[Data shown — start]

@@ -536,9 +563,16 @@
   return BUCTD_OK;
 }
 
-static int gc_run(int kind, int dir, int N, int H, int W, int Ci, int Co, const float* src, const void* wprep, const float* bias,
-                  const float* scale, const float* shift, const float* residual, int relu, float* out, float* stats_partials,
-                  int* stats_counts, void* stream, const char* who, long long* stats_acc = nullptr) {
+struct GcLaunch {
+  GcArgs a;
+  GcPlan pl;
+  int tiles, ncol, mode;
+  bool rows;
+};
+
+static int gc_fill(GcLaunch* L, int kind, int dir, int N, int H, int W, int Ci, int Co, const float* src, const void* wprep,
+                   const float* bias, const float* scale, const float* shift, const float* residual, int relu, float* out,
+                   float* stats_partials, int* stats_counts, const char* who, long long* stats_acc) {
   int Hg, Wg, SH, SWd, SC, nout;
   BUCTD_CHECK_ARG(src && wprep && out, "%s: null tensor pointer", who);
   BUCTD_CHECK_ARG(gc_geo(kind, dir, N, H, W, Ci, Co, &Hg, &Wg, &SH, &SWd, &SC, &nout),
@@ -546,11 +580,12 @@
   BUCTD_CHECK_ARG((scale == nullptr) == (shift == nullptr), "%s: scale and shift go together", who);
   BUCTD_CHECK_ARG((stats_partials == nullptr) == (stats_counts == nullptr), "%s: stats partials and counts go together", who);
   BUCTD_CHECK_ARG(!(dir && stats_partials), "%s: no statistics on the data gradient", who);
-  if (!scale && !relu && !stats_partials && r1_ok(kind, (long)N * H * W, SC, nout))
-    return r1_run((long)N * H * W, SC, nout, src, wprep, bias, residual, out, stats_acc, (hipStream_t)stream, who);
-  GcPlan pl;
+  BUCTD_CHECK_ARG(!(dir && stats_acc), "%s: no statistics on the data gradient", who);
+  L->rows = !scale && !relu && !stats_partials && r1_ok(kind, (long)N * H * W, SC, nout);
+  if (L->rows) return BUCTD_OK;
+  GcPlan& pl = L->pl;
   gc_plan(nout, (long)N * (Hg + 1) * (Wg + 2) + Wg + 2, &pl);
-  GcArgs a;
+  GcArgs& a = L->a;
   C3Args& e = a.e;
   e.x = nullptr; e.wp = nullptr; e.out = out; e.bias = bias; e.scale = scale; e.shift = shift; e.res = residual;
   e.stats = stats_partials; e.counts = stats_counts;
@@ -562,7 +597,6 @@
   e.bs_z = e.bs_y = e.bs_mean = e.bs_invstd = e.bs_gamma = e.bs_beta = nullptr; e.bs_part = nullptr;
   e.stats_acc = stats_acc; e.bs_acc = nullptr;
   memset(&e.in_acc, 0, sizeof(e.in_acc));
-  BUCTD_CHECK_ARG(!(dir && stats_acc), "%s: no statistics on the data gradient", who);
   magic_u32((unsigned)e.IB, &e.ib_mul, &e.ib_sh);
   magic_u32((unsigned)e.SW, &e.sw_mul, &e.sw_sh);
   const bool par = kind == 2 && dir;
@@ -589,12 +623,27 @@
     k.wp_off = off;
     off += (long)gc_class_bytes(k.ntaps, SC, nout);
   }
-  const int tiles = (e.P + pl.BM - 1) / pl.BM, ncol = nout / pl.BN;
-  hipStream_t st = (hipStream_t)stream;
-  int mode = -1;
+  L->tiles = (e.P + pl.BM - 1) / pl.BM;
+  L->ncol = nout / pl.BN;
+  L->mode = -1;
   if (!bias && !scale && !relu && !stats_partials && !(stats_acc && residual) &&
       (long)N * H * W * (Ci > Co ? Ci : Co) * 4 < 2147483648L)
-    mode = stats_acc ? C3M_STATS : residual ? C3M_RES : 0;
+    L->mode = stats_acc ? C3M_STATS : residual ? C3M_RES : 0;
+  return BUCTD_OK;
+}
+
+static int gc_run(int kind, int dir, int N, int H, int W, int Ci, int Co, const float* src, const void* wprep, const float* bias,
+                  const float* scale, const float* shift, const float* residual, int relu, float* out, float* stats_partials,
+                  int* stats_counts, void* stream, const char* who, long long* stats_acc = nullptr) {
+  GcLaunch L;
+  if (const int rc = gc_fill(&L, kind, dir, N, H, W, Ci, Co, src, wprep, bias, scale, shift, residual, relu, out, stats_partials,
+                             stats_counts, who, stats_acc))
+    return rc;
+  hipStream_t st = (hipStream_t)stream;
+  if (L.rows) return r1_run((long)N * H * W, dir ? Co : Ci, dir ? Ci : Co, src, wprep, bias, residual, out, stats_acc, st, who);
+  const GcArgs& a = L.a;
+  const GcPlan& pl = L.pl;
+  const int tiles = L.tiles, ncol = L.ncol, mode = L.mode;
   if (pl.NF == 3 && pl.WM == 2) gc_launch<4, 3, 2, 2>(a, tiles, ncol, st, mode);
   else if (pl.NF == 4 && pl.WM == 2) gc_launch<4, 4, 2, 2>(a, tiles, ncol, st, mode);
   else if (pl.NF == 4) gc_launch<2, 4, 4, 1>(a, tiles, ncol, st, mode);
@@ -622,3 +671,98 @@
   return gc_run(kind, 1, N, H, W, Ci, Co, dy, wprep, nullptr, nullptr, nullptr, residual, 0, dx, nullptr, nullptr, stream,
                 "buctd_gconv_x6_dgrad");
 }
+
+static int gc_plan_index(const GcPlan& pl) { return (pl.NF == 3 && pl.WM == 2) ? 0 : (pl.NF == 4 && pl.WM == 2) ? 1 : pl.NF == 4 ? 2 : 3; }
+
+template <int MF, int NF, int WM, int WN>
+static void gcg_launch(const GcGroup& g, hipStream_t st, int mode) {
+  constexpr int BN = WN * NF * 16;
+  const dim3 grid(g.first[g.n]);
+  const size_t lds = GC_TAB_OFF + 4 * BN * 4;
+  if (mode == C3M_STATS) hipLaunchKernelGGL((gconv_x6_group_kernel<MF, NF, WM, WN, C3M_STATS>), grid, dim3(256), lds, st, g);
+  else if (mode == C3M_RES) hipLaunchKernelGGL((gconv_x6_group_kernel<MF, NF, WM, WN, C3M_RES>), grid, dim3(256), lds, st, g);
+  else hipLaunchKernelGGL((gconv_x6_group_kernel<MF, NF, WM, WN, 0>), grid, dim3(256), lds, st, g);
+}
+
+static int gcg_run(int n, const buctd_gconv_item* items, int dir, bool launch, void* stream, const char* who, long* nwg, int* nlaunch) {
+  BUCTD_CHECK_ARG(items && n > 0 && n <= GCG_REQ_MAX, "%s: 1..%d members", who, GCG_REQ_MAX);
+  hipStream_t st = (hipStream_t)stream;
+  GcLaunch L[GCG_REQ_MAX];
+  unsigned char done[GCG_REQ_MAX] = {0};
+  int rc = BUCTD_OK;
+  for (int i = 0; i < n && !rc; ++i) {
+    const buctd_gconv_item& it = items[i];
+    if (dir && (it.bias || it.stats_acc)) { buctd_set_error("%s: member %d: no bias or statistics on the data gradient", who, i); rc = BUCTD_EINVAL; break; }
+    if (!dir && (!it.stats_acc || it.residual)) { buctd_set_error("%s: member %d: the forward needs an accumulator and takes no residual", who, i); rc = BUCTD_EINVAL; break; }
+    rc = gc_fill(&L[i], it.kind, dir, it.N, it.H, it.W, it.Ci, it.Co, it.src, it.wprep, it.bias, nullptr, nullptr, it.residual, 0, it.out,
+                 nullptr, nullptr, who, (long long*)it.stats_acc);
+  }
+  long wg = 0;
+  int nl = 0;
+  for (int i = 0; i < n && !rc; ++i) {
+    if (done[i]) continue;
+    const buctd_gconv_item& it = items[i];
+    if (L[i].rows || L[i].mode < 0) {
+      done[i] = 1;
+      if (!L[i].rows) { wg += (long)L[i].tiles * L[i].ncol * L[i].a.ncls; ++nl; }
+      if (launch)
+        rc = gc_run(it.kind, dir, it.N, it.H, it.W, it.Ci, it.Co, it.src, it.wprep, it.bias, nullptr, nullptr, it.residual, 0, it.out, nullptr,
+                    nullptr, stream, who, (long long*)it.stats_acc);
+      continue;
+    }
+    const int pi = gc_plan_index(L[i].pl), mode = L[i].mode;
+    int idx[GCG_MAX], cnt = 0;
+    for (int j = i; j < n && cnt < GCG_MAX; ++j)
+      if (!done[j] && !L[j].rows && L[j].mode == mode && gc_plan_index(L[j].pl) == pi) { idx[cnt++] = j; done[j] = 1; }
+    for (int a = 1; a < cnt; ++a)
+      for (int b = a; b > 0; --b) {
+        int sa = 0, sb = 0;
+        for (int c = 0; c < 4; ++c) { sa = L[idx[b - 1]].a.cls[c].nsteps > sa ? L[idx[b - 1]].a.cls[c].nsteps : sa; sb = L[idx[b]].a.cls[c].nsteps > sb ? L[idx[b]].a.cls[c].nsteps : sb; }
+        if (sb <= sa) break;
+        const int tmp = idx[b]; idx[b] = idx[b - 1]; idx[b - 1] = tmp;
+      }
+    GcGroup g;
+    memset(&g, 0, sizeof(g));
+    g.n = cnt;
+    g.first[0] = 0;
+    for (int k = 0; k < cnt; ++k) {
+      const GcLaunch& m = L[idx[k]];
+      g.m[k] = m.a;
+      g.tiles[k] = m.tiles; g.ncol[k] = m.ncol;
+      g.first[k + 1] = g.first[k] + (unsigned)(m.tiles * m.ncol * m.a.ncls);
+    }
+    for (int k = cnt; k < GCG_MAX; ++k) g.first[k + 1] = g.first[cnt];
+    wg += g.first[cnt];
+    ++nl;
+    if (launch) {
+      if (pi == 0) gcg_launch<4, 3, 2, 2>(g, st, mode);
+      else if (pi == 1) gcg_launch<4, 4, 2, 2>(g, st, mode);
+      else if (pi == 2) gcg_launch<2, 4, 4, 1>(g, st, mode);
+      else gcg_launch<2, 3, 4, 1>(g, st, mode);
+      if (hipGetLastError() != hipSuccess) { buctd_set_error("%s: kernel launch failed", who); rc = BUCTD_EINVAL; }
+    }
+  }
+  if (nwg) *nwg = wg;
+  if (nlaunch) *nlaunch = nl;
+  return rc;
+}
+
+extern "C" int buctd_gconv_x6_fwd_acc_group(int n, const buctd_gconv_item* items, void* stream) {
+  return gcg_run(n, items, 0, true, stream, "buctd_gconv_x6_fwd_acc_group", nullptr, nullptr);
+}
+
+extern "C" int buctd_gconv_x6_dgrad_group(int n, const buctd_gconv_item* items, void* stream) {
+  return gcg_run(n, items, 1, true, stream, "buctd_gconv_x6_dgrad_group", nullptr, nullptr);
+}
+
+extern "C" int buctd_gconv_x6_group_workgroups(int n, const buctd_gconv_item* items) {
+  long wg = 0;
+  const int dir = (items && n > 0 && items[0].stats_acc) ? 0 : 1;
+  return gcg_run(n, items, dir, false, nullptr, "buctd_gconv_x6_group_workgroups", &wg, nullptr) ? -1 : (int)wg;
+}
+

[Data shown — finish]
[Data shown — start]

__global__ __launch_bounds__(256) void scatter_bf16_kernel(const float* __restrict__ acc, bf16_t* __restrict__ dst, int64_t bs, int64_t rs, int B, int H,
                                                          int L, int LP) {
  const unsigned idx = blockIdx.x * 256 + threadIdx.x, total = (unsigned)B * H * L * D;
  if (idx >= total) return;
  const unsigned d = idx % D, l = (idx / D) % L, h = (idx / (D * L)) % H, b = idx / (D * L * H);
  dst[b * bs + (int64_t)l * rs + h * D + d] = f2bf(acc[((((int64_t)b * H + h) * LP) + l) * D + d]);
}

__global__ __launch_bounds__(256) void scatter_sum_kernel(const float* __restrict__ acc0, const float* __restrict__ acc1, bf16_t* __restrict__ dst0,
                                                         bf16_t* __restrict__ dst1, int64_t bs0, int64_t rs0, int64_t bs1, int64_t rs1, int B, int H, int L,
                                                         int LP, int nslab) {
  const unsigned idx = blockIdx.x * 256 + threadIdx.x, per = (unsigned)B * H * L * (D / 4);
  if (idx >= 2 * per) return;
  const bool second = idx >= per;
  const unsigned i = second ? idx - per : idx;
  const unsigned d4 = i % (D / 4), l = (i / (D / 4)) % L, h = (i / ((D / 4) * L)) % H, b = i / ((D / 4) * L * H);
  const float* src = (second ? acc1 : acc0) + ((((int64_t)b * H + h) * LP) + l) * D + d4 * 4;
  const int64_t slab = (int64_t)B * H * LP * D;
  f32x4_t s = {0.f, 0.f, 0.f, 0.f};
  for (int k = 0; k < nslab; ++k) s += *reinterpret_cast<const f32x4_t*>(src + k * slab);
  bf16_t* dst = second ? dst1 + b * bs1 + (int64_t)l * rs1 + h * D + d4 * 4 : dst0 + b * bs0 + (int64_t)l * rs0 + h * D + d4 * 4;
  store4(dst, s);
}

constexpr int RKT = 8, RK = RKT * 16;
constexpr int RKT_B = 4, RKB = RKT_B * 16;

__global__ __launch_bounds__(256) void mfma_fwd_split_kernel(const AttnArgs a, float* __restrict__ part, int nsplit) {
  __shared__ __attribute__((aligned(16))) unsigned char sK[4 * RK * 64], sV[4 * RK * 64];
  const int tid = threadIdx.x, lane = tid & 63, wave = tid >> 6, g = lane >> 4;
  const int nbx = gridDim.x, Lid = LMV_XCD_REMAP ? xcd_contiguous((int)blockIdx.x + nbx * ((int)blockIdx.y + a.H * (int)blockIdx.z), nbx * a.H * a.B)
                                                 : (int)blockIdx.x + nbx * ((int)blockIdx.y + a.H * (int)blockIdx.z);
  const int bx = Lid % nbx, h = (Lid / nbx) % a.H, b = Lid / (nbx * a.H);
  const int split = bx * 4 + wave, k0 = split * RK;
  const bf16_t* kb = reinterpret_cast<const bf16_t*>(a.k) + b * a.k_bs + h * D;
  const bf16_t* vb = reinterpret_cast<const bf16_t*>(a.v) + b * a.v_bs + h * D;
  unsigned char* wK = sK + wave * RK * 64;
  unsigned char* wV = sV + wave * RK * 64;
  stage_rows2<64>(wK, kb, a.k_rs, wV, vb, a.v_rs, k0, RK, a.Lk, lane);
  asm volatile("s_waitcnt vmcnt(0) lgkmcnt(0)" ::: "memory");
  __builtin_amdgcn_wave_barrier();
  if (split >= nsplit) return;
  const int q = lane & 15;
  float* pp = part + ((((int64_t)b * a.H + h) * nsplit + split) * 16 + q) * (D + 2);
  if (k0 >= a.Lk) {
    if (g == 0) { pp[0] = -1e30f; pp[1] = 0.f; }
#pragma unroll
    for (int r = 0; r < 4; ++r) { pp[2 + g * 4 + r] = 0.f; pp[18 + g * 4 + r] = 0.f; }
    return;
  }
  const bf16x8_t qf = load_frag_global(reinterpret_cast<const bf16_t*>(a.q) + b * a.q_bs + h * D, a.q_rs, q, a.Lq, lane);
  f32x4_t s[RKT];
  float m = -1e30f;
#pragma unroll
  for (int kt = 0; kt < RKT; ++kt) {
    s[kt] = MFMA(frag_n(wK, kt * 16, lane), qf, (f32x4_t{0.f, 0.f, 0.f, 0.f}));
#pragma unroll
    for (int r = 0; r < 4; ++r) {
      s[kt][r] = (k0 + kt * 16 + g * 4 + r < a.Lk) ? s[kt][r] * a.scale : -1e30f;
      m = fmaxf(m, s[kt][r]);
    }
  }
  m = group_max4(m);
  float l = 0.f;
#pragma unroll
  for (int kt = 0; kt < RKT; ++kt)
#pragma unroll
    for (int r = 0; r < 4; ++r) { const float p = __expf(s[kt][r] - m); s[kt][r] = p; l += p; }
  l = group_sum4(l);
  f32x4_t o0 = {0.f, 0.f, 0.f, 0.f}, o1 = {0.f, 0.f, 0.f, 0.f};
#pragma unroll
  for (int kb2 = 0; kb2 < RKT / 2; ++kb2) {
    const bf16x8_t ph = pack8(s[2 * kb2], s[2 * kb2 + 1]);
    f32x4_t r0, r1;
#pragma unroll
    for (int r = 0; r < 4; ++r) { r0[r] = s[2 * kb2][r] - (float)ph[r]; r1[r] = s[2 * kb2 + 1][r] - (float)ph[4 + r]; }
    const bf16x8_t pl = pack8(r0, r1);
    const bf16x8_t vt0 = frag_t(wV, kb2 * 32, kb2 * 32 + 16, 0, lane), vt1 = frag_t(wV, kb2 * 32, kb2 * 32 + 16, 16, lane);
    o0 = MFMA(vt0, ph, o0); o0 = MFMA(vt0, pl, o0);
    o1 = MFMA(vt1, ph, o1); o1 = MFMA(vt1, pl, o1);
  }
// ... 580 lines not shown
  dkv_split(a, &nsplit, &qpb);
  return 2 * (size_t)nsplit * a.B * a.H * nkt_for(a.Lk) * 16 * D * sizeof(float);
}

[Data shown — finish]
[Data shown — start]

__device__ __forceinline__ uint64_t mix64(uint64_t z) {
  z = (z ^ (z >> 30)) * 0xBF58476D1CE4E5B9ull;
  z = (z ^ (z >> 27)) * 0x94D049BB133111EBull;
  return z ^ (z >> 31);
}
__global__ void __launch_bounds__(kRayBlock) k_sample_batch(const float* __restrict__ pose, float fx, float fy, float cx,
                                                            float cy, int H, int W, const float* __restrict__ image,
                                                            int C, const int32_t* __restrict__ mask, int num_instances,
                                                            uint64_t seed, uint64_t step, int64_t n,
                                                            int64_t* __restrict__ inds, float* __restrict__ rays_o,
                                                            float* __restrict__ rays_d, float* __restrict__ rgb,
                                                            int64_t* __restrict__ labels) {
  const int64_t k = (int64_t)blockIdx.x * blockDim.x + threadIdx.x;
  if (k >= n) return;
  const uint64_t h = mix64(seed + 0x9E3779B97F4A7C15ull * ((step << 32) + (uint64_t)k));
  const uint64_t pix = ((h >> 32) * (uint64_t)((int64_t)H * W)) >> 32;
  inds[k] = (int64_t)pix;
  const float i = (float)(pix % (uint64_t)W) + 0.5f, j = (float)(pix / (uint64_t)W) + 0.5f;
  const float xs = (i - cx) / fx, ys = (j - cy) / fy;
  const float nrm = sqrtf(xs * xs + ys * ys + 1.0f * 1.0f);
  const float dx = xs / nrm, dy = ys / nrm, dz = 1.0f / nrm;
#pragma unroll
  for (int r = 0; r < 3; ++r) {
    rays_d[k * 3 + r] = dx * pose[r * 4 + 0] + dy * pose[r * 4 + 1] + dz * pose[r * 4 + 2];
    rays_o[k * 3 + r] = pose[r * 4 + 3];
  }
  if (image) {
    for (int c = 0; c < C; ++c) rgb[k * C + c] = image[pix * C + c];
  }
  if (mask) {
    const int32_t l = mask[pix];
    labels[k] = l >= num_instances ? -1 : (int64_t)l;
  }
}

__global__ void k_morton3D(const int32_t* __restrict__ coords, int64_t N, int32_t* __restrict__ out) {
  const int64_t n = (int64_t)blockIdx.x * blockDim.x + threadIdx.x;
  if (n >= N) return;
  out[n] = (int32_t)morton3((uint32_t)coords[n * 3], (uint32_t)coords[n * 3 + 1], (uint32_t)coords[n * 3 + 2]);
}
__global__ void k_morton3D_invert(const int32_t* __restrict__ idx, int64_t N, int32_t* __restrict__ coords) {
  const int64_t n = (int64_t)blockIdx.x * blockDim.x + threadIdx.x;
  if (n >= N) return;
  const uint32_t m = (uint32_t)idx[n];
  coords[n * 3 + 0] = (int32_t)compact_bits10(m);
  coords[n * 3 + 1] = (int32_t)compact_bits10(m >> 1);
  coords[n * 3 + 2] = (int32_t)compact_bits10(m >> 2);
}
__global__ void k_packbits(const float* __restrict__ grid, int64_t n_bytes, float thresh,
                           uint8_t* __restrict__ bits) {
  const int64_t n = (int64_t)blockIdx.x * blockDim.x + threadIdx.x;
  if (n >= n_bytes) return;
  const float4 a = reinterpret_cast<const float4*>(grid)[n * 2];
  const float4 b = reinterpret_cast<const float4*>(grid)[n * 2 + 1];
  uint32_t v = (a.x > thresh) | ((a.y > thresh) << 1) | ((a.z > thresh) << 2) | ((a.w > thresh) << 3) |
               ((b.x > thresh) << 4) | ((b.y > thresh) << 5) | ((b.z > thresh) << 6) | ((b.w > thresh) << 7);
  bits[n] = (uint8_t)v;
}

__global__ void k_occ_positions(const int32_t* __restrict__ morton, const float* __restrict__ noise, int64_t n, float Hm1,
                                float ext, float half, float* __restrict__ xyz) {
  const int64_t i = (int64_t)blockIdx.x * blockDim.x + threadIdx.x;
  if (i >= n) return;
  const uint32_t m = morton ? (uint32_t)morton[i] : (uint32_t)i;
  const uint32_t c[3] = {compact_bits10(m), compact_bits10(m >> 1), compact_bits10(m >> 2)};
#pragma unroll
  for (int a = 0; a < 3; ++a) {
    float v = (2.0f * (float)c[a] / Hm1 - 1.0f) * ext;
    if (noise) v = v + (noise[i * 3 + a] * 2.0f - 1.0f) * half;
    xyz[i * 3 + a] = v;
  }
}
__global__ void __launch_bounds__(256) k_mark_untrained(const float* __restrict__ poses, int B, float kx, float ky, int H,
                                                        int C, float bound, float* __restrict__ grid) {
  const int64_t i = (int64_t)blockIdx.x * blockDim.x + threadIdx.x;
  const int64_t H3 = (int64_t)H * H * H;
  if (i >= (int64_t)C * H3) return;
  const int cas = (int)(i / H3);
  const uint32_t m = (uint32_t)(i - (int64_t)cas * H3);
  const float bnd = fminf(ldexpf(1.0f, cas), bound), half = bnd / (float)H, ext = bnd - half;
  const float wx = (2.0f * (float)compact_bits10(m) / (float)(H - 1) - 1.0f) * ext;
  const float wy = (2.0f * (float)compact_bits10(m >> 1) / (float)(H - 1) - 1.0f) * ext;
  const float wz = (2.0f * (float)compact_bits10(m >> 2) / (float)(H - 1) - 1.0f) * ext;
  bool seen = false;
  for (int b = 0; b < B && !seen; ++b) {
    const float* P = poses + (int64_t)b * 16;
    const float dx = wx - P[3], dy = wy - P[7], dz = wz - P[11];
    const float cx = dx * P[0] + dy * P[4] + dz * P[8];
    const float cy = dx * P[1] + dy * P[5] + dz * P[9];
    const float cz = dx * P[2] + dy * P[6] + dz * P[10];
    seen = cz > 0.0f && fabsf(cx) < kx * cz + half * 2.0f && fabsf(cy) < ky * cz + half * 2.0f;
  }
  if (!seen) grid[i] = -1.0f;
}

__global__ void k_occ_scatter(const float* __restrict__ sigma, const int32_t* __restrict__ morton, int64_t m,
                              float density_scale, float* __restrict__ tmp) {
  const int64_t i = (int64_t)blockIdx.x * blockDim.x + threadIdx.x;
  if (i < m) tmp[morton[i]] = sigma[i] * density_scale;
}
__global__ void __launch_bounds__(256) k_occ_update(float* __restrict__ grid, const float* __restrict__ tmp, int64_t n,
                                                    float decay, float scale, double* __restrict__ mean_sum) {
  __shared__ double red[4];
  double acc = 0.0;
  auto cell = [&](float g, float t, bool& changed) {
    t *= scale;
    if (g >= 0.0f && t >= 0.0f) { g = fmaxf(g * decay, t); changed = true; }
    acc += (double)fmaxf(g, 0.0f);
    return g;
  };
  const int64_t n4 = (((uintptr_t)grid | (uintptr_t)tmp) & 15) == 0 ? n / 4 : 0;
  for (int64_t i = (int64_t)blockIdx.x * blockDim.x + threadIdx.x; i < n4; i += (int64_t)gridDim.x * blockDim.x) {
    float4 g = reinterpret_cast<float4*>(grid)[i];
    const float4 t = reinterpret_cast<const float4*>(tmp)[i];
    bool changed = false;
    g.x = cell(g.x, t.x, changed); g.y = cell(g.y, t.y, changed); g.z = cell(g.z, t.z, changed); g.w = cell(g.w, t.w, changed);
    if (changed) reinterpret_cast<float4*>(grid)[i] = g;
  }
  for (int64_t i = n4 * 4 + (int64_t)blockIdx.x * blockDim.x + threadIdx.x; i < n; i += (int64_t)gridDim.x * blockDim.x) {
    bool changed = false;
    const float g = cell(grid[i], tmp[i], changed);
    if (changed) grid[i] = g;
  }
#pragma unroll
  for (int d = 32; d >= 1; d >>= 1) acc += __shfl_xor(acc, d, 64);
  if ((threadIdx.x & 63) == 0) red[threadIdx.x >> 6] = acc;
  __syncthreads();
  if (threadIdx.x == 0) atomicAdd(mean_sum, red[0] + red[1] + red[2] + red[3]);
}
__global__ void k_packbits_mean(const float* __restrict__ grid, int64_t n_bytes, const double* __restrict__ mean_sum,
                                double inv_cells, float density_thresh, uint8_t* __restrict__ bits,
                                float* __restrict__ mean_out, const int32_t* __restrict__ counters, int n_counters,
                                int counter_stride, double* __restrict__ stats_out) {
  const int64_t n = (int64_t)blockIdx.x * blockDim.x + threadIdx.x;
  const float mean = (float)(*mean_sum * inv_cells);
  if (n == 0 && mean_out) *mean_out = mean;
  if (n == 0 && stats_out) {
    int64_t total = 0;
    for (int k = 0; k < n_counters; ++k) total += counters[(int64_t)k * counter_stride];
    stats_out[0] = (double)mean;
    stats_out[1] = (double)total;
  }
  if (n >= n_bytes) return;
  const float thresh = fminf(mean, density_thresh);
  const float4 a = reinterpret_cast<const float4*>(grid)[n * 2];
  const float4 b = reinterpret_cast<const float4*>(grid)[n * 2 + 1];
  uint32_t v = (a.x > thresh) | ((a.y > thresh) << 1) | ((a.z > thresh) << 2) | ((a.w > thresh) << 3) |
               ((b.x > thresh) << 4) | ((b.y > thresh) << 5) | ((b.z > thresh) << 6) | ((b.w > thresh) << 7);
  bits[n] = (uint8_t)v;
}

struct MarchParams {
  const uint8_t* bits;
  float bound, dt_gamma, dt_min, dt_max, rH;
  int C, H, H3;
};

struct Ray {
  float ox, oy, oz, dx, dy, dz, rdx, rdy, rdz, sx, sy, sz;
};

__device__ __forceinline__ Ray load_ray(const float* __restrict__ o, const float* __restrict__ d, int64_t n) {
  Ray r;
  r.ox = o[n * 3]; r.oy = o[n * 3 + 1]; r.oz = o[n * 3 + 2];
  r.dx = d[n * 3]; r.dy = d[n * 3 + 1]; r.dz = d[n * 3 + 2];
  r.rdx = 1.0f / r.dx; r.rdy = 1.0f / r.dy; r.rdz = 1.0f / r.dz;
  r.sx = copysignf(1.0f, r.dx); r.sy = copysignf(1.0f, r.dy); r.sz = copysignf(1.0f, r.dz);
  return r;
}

[Data shown — finish]

- Your assignment: When the string "GcPlan" occurs in a line of the material, that line belongs in the answer.

- Solution for this task:
+  GcPlan pl;
-  GcPlan pl;
+  GcPlan& pl = L->pl;
+  const GcPlan& pl = L.pl;
+static int gc_plan_index(const GcPlan& pl) { return (pl.NF == 3 && pl.WM == 2) ? 0 : (pl.NF == 4 && pl.WM == 2) ? 1 : pl.NF == 4 ? 2 : 3; }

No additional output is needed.